Exercise prompt -> When a line in the entries contains the word "bool", copy that line in full.

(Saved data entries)
****

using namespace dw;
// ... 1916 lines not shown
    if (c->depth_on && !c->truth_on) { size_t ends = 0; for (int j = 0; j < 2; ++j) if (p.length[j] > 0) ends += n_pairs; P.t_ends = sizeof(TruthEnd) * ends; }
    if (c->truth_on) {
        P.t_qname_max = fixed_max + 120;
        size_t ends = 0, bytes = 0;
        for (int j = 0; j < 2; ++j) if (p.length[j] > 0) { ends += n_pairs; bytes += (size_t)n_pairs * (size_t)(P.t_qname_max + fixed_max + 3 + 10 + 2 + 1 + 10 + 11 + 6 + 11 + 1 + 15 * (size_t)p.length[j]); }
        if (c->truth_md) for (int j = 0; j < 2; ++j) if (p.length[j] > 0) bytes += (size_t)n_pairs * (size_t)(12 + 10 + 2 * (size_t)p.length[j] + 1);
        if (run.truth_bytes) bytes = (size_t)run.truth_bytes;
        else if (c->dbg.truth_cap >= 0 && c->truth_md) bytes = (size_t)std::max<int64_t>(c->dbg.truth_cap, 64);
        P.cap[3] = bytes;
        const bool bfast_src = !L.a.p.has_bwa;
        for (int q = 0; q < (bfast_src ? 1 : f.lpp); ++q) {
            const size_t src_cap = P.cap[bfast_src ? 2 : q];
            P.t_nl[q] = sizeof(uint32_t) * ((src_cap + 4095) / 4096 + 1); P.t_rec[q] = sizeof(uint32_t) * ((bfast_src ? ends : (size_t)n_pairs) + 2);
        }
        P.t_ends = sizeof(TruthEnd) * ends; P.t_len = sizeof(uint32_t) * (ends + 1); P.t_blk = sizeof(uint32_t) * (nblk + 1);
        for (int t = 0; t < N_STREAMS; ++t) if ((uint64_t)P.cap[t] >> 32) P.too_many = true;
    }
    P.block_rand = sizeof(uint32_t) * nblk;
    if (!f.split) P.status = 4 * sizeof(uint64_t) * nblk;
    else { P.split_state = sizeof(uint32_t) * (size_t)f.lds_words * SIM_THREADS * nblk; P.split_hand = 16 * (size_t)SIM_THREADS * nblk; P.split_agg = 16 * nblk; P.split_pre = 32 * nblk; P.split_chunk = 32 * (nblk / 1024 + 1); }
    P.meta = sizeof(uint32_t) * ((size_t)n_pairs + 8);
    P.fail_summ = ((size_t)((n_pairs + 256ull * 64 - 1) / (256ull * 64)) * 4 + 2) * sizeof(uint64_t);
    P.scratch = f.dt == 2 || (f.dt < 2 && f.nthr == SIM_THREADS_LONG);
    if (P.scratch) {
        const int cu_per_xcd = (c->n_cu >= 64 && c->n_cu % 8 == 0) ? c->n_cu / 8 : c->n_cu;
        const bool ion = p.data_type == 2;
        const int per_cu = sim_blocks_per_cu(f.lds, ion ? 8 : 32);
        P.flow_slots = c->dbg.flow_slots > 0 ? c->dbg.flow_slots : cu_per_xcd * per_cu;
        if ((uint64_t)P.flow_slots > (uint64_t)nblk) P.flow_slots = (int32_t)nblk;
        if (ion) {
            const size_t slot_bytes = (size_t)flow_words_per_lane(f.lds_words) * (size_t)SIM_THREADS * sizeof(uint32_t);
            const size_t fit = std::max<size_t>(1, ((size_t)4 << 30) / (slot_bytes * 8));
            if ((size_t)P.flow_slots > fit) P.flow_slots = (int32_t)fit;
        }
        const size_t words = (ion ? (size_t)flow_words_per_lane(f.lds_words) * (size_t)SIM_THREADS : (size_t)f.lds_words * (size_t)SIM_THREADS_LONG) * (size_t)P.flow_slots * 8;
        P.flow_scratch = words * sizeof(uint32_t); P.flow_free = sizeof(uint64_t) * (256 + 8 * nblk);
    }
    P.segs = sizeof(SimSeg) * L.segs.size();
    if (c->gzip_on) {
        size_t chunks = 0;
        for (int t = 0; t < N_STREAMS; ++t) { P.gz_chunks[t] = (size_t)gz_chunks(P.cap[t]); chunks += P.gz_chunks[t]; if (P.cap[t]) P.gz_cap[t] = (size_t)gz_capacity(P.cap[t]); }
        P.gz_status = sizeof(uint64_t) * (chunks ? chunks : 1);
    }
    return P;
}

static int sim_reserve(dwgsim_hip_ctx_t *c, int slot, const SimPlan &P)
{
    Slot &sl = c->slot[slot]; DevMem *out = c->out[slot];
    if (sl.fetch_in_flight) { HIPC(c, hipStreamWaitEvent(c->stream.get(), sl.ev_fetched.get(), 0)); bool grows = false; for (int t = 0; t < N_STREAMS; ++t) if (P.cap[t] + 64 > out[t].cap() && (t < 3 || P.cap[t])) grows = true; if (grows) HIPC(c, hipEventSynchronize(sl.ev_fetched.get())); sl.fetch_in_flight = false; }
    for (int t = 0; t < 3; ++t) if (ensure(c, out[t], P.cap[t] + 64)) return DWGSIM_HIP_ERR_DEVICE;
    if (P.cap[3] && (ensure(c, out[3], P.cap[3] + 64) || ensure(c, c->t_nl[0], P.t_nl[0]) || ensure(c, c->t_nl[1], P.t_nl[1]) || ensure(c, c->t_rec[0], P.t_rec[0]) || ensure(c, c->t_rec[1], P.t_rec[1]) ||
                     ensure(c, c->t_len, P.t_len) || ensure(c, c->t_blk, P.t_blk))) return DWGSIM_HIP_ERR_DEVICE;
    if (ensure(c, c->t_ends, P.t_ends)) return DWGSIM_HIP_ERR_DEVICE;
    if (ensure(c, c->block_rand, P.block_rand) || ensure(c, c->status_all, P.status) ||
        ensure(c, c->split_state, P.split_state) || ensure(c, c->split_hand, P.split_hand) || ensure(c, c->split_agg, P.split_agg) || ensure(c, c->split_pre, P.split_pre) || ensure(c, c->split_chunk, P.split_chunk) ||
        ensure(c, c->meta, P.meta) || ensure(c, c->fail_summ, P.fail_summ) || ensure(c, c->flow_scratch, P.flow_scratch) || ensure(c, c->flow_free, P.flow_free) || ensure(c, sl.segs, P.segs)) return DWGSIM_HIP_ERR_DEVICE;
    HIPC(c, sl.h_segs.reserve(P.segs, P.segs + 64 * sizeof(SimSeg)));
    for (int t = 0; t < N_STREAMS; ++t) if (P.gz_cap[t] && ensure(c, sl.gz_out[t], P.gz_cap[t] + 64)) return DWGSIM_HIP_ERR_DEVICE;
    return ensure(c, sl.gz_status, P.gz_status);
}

****

Response for this exercise ->
        const bool bfast_src = !L.a.p.has_bwa;
        const bool ion = p.data_type == 2;
    if (sl.fetch_in_flight) { HIPC(c, hipStreamWaitEvent(c->stream.get(), sl.ev_fetched.get(), 0)); bool grows = false; for (int t = 0; t < N_STREAMS; ++t) if (P.cap[t] + 64 > out[t].cap() && (t < 3 || P.cap[t])) grows = true; if (grows) HIPC(c, hipEventSynchronize(sl.ev_fetched.get())); sl.fetch_in_flight = false; }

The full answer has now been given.